------ Available records
struct ProfScope {
    AoEnv* env; hipStream_t st; hipEvent_t a = nullptr, b = nullptr; int stage;
    ProfScope(AoEnv* e, int stage_, hipStream_t s) : env(e), st(s), stage(stage_) {
        if (!env->prof_on) return;
        if (hipEventCreate(&a) != hipSuccess || hipEventCreate(&b) != hipSuccess) { a = b = nullptr; return; }
        (void)hipEventRecord(a, st);
    }
    ~ProfScope() {
        if (!a) return;
        (void)hipEventRecord(b, st);
        env->prof_ev.push_back({stage, a, b});
// ... 19 lines not shown
ShConst<T> sh_const(const AoEnv* env) {
    ShConst<T> sc;
    sc.amp = env->as<T>(env->amp);
    sc.subap_idx = env->subap_idx;
    sc.valid2d = env->use_fast_wfs ? env->valid2d : nullptr;
    sc.ref = env->as<T>(env->sh_ref);
    sc.tw = env->as<T>(env->tw);
    sc.ph = env->as<T>(env->phs);
    sc.units = (T)env->units;
    sc.threshold = (T)env->c.threshold_cog;
    sc.fast_trig = (env->use_fast_trig && sizeof(T) == 4) ? 1 : 0;
    sc.plain = (env->force_path & AOENV_PATH_SH_PLAIN) ? 1 : 0;
    return sc;
}

template <typename T>
int gemm_dispatch(AoEnv* env, const T* X, const T* W, T* C, int M, int N, int K, int* splits, hipStream_t st);
template <>
int gemm_dispatch<float>(AoEnv* env, const float* X, const float* W, float* C, int M, int N, int K, int* splits,
                         hipStream_t st) {
    if (!env->use_mfma) { *splits = 1; return launch_gemm_nt<float>(X, W, C, M, N, K, K, K, N, st); }
    *splits = gemm_splits(M, N, K);
    return launch_gemm_nt_mfma(X, W, C, M, N, K, K, K, *splits, st);
}
template <>
int gemm_dispatch<double>(AoEnv*, const double* X, const double* W, double* C, int M, int N, int K, int* splits,
                          hipStream_t st) {
    *splits = 1;
    return launch_gemm_nt<double>(X, W, C, M, N, K, K, K, N, st);
}

void forget_lookahead(Layer& y) { y.ahead.valid = false; y.gather_next = false; }

void drop_ring(Layer& y) { y.ring_pending = 0; }

void move_origin(Layer& y, int sx, int sy) {
    y.org[0] = ((y.org[0] - sy) % y.S + y.S) % y.S;
    y.org[1] = ((y.org[1] - sx) % y.S + y.S) % y.S;
}

void defer_ring(AoEnv* env, int l, const void* zx, int splits) {
    env->last_zx = zx;
    env->last_zx_layer = l;
    env->layer[l].ring_pending = splits;
    env->layer[l].ring_src = env->xbuf_ptr(l);
}

void take_rings(AoEnv* env, StepArgs& a) {
    for (int l = 0; l < env->L; ++l) {
        Layer& y = env->layer[l];
        a.ring_x[l] = y.ring_pending ? static_cast<const float*>(y.ring_src) : nullptr;
        a.ring_splits[l] = y.ring_pending;
        const bool g = y.gather_next && y.ring_pending && y.ahead.valid;
        a.next_zx[l] = g ? static_cast<float*>(env->zx_pipe_ptr(y.ahead.buf, l)) : nullptr;
        a.next_sx[l] = y.ahead.sx;
        a.next_sy[l] = y.ahead.sy;
        if (y.gather_next && !g) y.ahead.valid = false;
        y.gather_next = false;
    }
}

void rings_written(AoEnv* env) {
    for (int l = 0; l < env->L; ++l) { env->layer[l].ring_pending = 0; env->layer[l].minmax_dirty = false; }
}

template <typename T>
int scatter_ring(AoEnv* env, int l, const LayerTaps* et, bool with_minmax, hipStream_t st) {
    Layer& y = env->layer[l];
    AO_PROF(env, SCATTER, st);
    AO_TRY(launch_scatter_minmax<T>(env->as<T>(env->screen_ptr(l)), static_cast<const T*>(y.ring_src), y.outer_idx,
                                    env->as<T>(env->minmax_ptr(l)), nullptr, env->E, env->E, y.S, y.nout, y.ring_pending, y.org[0],
                                    y.org[1], with_minmax ? 1 : 0, st, et));
    y.ring_pending = 0;
    return 0;
}

template <typename T>
int flush_ring(AoEnv* env, int l, hipStream_t st) {
    Layer& y = env->layer[l];
    if (!y.ring_pending) return 0;
    if (y.gather_next) forget_lookahead(y);
    const LayerTaps* et = env->per_env_wind ? env->env_taps + (size_t)l * env->E : nullptr;
    return scatter_ring<T>(env, l, et, et != nullptr, st);
}
template <typename T>
int flush_rings(AoEnv* env, hipStream_t st) {
    for (int l = 0; l < env->L; ++l) AO_TRY(flush_ring<T>(env, l, st));
    return 0;
}

template <typename T>
int ring_gemm(AoEnv* env, int l, const T* zx, int* splits, hipStream_t st) {
    const Layer& y = env->layer[l];
    AO_PROF(env, GEMM_RING, st);
    return gemm_dispatch<T>(env, zx, env->as<T>(y.ab), env->as<T>(env->xbuf_ptr(l)), env->E, y.nout, y.K, splits, st);
}

template <typename T>
int extrude(AoEnv* env, int l, int sx, int sy, bool lean, hipStream_t st, bool defer = false) {
    Layer& y = env->layer[l];
    forget_lookahead(y);
    AO_TRY(flush_ring<T>(env, l, st));
    T* zx = env->as<T>(env->zx);
    {
        AO_PROF(env, SHIFT_GATHER, st);
        AO_TRY(launch_ring_prepare<T>(env->as<T>(env->screen_ptr(l)), zx, y.inner_idx, y.mt_cur, y.pos_cur, y.mt_cur, y.pos_cur, nullptr,
// ... 30 lines not shown
    if (!d_idx) y.minmax_dirty = false;
    return 0;
}

template <typename T>
int refresh_minmax(AoEnv* env, hipStream_t st) {
    AO_TRY(flush_rings<T>(env, st));
    for (int l = 0; l < env->L; ++l)
        if (env->layer[l].minmax_dirty) {
            AO_TRY(launch_minmax<T>(env->as<T>(env->screen_ptr(l)), env->as<T>(env->minmax_ptr(l)), env->E, env->layer[l].S, st));
            env->layer[l].minmax_dirty = false;
        }
    return 0;
}
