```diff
@@ -706,8 +727,16 @@
         __syncthreads();
         zero_lds<2 * SO::LDS_MAP, THREADS>(smem + X_OFF, tid);
         __syncthreads();
-        stage_band_chunk_dma<C, HO, WO, SO::ROWS, SO::PLANE, SO::G, WAVES>(a.g, img, 0, smem + X_OFF, tid);
         const size_t small_img = (size_t)img * C * HO * WO, big_img = (size_t)img * C * HI * WI;
+        for (int row = tid; row < C * HO; row += THREADS) {
+            const float *gr = a.g + small_img + row * WO;
+            float *lr = smem + X_OFF + (row / HO) * SO::PLANE + SO::G + (1 + row % HO) * SO::PITCH;
+            float gv[WO];
+#pragma unroll
+            for (int x = 0; x < WO; ++x) gv[x] = gr[x];
+#pragma unroll
+            for (int x = 0; x < WO; ++x) lr[x] = gv[x];
+        }
         constexpr int AM_WORDS = C * HO * WO / 4, AM_PER = (AM_WORDS + THREADS - 1) / THREADS;
         static_assert(C * HO * WO % 4 == 0, "an image's argmax bytes are whole words (the entry points check the base)");
         uint32_t am_r[AM_PER];
@@ -719,7 +748,7 @@
 #pragma unroll 1
         for (int layer = 0; layer < 4; ++layer) {
             const int odd = layer & 1;
-            resident_conv<C, HO, WO, MTO, SO::NT, NT, false, true>(smem, odd ? Y_OFF : X_OFF, odd ? X_OFF : Y_OFF, odd != 0,
+            resident_conv<C, HO, WO, MTO, SO::NT, NT, false, true, SO::PITCH>(smem, odd ? Y_OFF : X_OFF, odd ? X_OFF : Y_OFF, odd != 0,
                                                                    a.w[layer], nullptr, a.save[layer] + small_img, lmo, n0,
                                                                    lane, a.mask[layer] + small_img);
         }
@@ -741,20 +770,20 @@
                 const bool odd_x = ix & 1;
                 const bool has_ox1 = odd_x && (k + 1 < WO);
                 const int kx0 = odd_x ? 2 : 1;
-                const float *gx = smem + X_OFF + co * SO::PLANE + SO::G + WO;
+                const float *gx = smem + X_OFF + co * SO::PLANE + SO::G + SO::PITCH;
                 const uint8_t *ac = am + co * (HO * WO);
                 float sum = 0.f;
                 {
-                    const int i00 = oy0 * WO + k;
-                    if (ac[i00] == ky0 * 3 + kx0) sum += gx[i00];
-                    if (has_ox1 && ac[i00 + 1] == ky0 * 3 + 0) sum += gx[i00 + 1];
+                    const int i00 = oy0 * WO + k, x00 = oy0 * SO::PITCH + k;
+                    if (ac[i00] == ky0 * 3 + kx0) sum += gx[x00];
+                    if (has_ox1 && ac[i00 + 1] == ky0 * 3 + 0) sum += gx[x00 + 1];
                 }
                 if (has_oy1) {
-                    const int i10 = (oy0 + 1) * WO + k;
-                    if (ac[i10] == kx0) sum += gx[i10];
-                    if (has_ox1 && ac[i10 + 1] == 0) sum += gx[i10 + 1];
-                }
-                smem[B_OFF + co * SI::PLANE + SI::G + WI + r] = sum;
+                    const int i10 = (oy0 + 1) * WO + k, x10 = (oy0 + 1) * SO::PITCH + k;
+                    if (ac[i10] == kx0) sum += gx[x10];
+                    if (has_ox1 && ac[i10 + 1] == 0) sum += gx[x10 + 1];
+                }
+                smem[B_OFF + co * SI::PLANE + SI::G + (1 + iy) * SI::PITCH + ix] = sum;
                 a.dc[big_img + e] = sum;
             }
         }
@@ -762,13 +791,13 @@
             __syncthreads();
             zero_lds<SI::LDS_MAP, THREADS>(smem + A_OFF, tid);
         }
-        resident_conv<C, HI, WI, MTI, SI::NT, NT, false, false>(smem, B_OFF, A_OFF, false, a.w[4], nullptr,
+        resident_conv<C, HI, WI, MTI, SI::NT, NT, false, false, SI::PITCH>(smem, B_OFF, A_OFF, false, a.w[4], nullptr,
                                                                 a.g_prev + big_img, lmi, n0, lane);
         if (a.has_post) {
 #pragma unroll 1
             for (int layer = 0; layer < 4; ++layer) {
                 const int odd = layer & 1;
-                resident_conv<C, HI, WI, MTI, SI::NT, NT, false, true>(smem, odd ? B_OFF : A_OFF, odd ? A_OFF : B_OFF, odd != 0,
+                resident_conv<C, HI, WI, MTI, SI::NT, NT, false, true, SI::PITCH>(smem, odd ? B_OFF : A_OFF, odd ? A_OFF : B_OFF, odd != 0,
                                                                        a.post_w[layer], nullptr, a.post_save[layer] + big_img,
                                                                        lmi, n0, lane, a.post_mask[layer] + big_img);
             }
@@ -779,8 +808,9 @@
 template <int C, int HI, int WI, int MTI, int HO, int WO, int MTO, int NW, int NSPLIT>
 int launch_stack_full_bwd(const StackFullBwdArgs &args, hipStream_t st)
 {
-    using SI = StackCfg<C, HI, WI, MTI, NW, NSPLIT>;
+    using SI = StackCfg<C, HI, WI, MTI, NW, NSPLIT, WI + 1>;
     constexpr size_t kLds = 2 * (size_t)SI::LDS_MAP * 4;
+    static_assert(kLds <= 160 * 1024, "two padded maps fit the CU's LDS");
     constexpr auto kern = stack_full_bwd_kernel<C, HI, WI, MTI, HO, WO, MTO, NW, NSPLIT>;
     if (int rc = prepare_kernel<kern>("stack_full_bwd", kLds)) return rc;
     const int grid = args.n_images < 256 ? args.n_images : 256;
```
------------
Exercise prompt
Starting at the line above that contains "void forget_lookahead(Layer& y)", write out each line exactly until the line that contains "if (y.gather_next) forget_lookahead(y);" has been written, and stop there.

Answer box
void forget_lookahead(Layer& y) { y.ahead.valid = false; y.gather_next = false; }

void drop_ring(Layer& y) { y.ring_pending = 0; }

void move_origin(Layer& y, int sx, int sy) {
    y.org[0] = ((y.org[0] - sy) % y.S + y.S) % y.S;
    y.org[1] = ((y.org[1] - sx) % y.S + y.S) % y.S;
}

void defer_ring(AoEnv* env, int l, const void* zx, int splits) {
    env->last_zx = zx;
    env->last_zx_layer = l;
    env->layer[l].ring_pending = splits;
    env->layer[l].ring_src = env->xbuf_ptr(l);
}

void take_rings(AoEnv* env, StepArgs& a) {
    for (int l = 0; l < env->L; ++l) {
        Layer& y = env->layer[l];
        a.ring_x[l] = y.ring_pending ? static_cast<const float*>(y.ring_src) : nullptr;
        a.ring_splits[l] = y.ring_pending;
        const bool g = y.gather_next && y.ring_pending && y.ahead.valid;
        a.next_zx[l] = g ? static_cast<float*>(env->zx_pipe_ptr(y.ahead.buf, l)) : nullptr;
        a.next_sx[l] = y.ahead.sx;
        a.next_sy[l] = y.ahead.sy;
        if (y.gather_next && !g) y.ahead.valid = false;
        y.gather_next = false;
    }
}

void rings_written(AoEnv* env) {
    for (int l = 0; l < env->L; ++l) { env->layer[l].ring_pending = 0; env->layer[l].minmax_dirty = false; }
}

template <typename T>
int scatter_ring(AoEnv* env, int l, const LayerTaps* et, bool with_minmax, hipStream_t st) {
    Layer& y = env->layer[l];
    AO_PROF(env, SCATTER, st);
    AO_TRY(launch_scatter_minmax<T>(env->as<T>(env->screen_ptr(l)), static_cast<const T*>(y.ring_src), y.outer_idx,
                                    env->as<T>(env->minmax_ptr(l)), nullptr, env->E, env->E, y.S, y.nout, y.ring_pending, y.org[0],
                                    y.org[1], with_minmax ? 1 : 0, st, et));
    y.ring_pending = 0;
    return 0;
}

template <typename T>
int flush_ring(AoEnv* env, int l, hipStream_t st) {
    Layer& y = env->layer[l];
    if (!y.ring_pending) return 0;
    if (y.gather_next) forget_lookahead(y);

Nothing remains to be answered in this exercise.